● **Exercise data**:
--- START ---
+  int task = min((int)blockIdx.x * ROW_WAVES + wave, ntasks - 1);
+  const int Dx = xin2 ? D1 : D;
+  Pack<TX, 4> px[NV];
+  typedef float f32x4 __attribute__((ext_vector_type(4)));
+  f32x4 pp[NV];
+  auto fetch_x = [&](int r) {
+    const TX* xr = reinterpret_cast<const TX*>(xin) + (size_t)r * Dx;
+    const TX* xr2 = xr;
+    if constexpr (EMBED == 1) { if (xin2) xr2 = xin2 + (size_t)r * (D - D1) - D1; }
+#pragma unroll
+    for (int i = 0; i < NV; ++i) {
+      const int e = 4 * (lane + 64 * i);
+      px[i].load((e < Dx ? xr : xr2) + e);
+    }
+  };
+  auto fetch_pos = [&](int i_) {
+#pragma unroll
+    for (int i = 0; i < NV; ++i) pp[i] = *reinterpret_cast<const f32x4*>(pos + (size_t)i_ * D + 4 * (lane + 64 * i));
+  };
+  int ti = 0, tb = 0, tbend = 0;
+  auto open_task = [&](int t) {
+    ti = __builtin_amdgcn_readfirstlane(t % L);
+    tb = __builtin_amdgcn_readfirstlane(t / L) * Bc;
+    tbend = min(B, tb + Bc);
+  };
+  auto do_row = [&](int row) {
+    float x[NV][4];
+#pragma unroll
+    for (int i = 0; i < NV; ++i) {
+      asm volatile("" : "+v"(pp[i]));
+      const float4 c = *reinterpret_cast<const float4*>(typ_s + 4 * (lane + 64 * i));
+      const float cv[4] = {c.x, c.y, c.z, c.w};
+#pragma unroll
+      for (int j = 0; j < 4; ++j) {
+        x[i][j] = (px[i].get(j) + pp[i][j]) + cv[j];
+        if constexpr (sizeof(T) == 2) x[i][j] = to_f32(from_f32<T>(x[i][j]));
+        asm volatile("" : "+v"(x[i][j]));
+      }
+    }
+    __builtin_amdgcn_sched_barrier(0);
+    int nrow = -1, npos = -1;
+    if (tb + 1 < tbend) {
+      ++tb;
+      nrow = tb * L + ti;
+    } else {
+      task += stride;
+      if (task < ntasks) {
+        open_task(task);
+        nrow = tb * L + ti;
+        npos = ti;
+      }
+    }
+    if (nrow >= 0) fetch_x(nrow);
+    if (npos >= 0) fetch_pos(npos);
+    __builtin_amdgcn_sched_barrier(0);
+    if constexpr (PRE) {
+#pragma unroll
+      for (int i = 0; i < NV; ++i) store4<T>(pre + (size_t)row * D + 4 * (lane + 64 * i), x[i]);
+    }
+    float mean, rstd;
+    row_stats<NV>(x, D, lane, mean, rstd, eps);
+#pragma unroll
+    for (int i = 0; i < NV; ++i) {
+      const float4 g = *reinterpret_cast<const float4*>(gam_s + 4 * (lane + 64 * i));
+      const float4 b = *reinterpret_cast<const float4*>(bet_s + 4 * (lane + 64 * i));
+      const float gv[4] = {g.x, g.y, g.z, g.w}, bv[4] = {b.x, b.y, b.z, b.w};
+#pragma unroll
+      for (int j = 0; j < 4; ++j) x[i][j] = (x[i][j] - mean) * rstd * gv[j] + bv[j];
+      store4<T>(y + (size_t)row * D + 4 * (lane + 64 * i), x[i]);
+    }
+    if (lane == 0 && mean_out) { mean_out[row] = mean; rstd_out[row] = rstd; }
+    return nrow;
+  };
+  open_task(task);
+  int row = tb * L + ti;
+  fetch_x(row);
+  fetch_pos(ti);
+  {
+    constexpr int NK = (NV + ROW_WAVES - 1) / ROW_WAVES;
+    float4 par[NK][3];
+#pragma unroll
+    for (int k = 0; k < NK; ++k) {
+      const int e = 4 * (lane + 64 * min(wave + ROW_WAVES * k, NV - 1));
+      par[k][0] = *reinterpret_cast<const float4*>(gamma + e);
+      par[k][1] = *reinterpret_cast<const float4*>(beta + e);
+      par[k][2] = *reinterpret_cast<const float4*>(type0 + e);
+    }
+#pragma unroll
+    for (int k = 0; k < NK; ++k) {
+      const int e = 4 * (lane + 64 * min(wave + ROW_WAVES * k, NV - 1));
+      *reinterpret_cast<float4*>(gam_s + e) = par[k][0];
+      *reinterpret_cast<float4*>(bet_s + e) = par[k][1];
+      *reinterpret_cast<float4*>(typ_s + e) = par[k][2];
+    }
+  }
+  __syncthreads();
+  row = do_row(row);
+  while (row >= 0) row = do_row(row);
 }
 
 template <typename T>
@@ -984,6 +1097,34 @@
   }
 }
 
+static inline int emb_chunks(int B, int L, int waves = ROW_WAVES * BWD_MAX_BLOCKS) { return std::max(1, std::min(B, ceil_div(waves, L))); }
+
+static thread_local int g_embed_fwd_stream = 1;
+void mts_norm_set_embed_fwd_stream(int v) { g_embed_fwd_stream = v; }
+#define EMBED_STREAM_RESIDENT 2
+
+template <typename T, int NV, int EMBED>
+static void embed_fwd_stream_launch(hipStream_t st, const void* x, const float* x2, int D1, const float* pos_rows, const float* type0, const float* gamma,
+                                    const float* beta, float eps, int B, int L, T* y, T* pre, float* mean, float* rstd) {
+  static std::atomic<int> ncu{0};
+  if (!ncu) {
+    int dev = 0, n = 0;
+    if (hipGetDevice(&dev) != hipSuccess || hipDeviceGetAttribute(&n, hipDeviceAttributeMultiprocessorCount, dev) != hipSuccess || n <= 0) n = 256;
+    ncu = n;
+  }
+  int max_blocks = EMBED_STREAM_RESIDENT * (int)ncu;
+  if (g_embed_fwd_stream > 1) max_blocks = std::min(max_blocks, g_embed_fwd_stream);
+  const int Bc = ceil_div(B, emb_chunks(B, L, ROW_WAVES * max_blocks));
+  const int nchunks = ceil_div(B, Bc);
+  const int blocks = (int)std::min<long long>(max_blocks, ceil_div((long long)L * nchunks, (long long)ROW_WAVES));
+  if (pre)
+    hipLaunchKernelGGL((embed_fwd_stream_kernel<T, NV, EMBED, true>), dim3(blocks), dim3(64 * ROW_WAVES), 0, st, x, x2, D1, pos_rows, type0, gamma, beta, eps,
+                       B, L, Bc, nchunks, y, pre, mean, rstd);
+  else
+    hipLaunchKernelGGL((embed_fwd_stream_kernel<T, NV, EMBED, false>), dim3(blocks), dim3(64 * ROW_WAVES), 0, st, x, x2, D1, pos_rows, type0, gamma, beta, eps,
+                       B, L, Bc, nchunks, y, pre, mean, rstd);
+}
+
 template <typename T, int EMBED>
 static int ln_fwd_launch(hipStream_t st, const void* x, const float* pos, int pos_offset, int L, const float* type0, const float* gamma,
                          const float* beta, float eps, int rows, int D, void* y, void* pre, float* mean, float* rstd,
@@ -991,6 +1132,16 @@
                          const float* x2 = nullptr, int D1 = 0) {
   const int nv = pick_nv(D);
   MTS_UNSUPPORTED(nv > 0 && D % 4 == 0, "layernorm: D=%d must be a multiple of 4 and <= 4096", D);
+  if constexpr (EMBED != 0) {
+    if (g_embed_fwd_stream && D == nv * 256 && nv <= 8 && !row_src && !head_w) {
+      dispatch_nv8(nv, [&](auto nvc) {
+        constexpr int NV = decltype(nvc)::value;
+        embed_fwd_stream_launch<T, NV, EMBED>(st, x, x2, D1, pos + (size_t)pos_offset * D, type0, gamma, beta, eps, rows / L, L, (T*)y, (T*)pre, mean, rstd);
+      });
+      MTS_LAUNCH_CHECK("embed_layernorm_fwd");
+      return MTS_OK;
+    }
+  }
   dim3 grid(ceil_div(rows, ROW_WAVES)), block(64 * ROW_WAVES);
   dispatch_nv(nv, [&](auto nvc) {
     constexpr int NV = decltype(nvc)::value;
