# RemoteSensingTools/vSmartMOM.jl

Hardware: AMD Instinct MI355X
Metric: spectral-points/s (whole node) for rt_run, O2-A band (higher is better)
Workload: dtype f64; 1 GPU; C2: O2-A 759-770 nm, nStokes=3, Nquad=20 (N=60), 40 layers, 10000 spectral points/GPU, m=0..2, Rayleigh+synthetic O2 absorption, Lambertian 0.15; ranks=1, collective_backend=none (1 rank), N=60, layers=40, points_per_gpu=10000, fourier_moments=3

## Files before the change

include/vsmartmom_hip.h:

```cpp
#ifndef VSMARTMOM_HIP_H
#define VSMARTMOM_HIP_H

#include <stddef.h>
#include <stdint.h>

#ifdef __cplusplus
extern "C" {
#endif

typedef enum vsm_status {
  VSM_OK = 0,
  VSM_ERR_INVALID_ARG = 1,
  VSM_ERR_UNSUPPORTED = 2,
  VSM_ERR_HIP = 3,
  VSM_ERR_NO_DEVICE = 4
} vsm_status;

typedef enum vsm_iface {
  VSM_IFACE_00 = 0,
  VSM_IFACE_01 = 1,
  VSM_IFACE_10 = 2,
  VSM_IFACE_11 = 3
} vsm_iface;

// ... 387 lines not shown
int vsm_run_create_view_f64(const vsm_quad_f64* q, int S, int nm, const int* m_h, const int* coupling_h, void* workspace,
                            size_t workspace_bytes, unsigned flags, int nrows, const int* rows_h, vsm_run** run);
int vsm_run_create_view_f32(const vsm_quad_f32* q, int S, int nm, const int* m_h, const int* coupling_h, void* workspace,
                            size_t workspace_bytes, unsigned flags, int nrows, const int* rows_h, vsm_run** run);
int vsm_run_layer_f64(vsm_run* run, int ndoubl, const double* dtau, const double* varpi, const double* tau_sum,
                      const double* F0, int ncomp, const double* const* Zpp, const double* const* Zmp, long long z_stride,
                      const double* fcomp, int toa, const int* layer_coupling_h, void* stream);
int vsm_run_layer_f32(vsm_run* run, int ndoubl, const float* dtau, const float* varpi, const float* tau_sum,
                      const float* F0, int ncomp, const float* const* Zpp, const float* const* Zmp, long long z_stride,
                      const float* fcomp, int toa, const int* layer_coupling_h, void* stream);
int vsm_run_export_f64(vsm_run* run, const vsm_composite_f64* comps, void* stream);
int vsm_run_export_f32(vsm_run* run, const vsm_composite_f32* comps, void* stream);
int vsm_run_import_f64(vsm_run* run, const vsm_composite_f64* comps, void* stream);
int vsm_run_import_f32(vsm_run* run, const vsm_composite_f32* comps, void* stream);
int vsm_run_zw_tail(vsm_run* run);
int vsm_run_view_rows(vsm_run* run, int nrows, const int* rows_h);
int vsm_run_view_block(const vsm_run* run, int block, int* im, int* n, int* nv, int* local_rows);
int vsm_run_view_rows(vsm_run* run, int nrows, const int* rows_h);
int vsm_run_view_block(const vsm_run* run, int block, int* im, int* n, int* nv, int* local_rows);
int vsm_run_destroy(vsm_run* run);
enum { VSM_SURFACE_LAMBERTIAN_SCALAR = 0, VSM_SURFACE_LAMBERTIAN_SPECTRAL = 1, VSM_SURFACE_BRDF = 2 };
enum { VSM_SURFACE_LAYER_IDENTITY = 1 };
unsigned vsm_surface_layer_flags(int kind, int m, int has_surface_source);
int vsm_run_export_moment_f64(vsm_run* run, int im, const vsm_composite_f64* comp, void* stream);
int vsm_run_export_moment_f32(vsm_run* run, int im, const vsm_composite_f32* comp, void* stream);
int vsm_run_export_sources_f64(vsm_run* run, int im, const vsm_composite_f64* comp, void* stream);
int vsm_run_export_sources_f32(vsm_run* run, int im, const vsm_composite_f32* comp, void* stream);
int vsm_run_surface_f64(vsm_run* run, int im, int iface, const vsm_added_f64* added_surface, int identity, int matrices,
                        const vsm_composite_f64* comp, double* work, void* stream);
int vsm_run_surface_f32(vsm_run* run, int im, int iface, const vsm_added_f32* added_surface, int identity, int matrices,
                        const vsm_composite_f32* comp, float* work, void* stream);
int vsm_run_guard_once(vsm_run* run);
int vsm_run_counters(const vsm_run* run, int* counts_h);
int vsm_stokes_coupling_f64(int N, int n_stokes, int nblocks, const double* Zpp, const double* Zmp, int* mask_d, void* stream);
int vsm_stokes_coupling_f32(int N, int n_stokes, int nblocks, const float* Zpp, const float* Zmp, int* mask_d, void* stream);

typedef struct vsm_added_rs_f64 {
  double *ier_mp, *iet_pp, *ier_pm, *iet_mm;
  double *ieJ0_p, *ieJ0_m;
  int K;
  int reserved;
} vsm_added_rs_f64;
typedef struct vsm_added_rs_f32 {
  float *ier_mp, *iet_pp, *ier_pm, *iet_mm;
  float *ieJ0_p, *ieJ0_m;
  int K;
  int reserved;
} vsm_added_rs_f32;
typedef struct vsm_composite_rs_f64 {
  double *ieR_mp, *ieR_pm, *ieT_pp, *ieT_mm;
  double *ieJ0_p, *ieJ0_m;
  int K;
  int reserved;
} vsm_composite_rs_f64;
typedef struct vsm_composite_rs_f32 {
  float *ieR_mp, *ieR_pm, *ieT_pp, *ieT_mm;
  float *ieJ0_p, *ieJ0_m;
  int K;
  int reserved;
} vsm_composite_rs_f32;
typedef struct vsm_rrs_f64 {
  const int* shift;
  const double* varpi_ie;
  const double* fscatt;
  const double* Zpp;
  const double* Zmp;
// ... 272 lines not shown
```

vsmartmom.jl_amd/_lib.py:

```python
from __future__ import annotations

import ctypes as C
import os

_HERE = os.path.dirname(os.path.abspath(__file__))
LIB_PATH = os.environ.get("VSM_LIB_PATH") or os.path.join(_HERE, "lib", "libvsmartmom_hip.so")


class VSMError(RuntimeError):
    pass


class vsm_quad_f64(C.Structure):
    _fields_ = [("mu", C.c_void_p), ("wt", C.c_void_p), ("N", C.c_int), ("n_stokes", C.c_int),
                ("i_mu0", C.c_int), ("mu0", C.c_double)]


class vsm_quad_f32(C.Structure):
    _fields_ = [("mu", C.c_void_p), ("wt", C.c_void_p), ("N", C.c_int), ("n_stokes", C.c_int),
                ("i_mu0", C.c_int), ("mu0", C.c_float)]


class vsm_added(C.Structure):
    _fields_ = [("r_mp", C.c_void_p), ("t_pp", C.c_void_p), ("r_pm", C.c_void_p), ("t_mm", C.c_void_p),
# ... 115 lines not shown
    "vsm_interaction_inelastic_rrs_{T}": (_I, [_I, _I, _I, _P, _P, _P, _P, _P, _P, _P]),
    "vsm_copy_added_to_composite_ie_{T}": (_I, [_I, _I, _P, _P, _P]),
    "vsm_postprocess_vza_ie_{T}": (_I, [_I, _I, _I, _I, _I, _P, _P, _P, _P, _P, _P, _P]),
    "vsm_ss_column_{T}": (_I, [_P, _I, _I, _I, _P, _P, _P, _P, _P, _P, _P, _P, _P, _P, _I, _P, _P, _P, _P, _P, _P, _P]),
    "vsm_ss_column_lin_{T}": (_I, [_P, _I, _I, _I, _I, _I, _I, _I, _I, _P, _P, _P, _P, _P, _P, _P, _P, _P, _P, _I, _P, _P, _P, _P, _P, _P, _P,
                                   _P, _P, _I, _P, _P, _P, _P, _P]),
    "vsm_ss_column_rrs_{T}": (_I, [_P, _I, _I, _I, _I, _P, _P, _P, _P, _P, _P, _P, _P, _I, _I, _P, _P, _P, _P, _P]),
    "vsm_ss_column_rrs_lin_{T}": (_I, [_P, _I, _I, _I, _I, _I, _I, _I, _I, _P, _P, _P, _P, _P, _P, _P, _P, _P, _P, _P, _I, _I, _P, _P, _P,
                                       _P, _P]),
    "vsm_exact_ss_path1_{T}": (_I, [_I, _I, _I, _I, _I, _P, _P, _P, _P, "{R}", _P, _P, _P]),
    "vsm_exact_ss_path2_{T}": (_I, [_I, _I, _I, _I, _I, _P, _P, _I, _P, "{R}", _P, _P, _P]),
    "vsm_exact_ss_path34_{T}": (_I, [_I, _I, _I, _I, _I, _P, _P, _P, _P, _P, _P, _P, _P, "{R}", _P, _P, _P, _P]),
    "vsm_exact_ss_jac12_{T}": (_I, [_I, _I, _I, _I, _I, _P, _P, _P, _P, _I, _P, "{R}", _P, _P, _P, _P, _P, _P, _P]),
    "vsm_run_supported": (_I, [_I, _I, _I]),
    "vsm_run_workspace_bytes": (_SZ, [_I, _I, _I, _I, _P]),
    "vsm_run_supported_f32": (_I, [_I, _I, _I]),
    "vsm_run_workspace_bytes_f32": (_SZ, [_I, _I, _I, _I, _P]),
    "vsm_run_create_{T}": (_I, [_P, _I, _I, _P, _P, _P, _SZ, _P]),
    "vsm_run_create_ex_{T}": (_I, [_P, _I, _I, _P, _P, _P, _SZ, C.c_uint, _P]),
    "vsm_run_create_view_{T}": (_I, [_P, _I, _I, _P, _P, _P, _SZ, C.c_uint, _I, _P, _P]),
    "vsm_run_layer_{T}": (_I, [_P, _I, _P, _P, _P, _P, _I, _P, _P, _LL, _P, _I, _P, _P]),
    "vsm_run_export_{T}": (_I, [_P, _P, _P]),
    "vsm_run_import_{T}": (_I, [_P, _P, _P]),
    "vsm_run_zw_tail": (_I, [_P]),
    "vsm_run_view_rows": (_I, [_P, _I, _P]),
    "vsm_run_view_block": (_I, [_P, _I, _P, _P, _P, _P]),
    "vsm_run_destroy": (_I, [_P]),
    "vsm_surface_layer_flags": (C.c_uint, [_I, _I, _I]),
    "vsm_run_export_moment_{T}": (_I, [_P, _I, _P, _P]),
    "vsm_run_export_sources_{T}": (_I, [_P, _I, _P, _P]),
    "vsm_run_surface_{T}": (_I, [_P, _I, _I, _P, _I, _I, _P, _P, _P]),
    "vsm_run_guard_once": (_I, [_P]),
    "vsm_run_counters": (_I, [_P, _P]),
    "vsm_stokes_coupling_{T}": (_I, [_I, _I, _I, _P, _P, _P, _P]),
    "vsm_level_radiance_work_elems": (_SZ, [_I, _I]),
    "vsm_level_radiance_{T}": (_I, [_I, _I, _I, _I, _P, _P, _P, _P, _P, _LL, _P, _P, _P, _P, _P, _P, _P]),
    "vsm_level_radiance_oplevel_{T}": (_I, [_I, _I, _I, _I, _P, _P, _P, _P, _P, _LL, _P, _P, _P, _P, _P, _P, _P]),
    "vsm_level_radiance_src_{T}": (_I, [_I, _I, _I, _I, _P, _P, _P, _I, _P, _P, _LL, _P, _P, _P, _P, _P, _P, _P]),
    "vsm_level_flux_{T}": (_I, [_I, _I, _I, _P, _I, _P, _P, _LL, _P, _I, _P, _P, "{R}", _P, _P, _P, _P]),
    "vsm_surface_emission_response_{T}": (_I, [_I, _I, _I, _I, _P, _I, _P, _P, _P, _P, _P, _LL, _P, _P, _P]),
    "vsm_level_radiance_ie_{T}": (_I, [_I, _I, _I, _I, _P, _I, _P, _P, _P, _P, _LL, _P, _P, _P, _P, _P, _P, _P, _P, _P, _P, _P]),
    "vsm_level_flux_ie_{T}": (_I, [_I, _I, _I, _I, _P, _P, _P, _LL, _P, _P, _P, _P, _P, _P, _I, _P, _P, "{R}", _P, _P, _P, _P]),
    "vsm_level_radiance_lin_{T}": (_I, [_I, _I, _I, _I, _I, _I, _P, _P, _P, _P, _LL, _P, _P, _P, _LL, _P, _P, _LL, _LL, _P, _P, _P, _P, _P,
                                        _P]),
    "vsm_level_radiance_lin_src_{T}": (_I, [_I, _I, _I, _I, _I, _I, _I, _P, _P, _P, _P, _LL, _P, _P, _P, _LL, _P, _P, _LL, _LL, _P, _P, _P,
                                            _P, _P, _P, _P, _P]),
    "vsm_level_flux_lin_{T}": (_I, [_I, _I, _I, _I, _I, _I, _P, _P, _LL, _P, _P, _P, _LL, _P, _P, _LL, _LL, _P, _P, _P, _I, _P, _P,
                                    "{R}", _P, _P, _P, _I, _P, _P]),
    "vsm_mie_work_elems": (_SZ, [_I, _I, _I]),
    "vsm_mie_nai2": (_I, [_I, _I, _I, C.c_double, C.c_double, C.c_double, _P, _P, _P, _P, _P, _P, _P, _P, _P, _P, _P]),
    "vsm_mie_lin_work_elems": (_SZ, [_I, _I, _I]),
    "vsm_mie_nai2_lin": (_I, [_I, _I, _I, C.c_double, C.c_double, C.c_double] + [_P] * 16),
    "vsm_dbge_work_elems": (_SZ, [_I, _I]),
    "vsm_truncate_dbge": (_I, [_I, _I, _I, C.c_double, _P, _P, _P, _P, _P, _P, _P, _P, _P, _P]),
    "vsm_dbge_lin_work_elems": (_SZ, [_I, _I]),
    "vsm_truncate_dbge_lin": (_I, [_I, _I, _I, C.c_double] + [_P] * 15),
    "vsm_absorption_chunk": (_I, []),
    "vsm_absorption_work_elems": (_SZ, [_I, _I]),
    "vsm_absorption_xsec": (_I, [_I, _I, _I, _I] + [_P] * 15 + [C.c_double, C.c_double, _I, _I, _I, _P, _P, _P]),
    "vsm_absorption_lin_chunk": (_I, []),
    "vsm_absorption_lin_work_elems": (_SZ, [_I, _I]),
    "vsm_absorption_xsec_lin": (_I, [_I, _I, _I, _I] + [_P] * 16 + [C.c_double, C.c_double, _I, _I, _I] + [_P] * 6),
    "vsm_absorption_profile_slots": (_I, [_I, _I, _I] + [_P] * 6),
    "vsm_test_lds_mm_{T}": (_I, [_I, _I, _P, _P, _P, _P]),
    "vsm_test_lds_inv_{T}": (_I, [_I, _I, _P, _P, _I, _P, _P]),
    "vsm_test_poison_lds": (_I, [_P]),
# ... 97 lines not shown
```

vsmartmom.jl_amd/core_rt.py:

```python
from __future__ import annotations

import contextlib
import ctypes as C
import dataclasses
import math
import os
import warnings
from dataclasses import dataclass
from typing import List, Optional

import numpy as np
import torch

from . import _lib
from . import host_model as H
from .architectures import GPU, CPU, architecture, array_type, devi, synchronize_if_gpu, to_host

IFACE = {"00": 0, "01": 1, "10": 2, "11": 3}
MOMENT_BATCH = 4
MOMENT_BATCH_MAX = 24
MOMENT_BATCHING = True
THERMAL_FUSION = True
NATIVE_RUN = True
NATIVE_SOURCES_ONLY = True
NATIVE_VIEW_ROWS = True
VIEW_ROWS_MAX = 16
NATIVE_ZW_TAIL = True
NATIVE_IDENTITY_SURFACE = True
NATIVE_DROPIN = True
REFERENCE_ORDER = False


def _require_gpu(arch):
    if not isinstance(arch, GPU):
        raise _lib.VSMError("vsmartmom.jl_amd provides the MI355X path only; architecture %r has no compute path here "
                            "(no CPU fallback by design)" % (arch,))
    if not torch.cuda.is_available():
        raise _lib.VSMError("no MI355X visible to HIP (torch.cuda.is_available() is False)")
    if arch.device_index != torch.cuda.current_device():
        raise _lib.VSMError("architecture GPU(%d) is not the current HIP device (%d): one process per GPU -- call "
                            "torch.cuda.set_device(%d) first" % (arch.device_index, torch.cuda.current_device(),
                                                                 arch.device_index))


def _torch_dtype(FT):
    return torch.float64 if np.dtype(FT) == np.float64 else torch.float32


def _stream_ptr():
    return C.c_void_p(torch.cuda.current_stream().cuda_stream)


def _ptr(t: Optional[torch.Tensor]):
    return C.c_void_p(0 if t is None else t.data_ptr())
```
--- END ---
● **Exercise instructions**:
Look through the data above for the string "nblocks" and copy every line where it appears.

● **Exercise result**:
int vsm_stokes_coupling_f64(int N, int n_stokes, int nblocks, const double* Zpp, const double* Zmp, int* mask_d, void* stream);
int vsm_stokes_coupling_f32(int N, int n_stokes, int nblocks, const float* Zpp, const float* Zmp, int* mask_d, void* stream);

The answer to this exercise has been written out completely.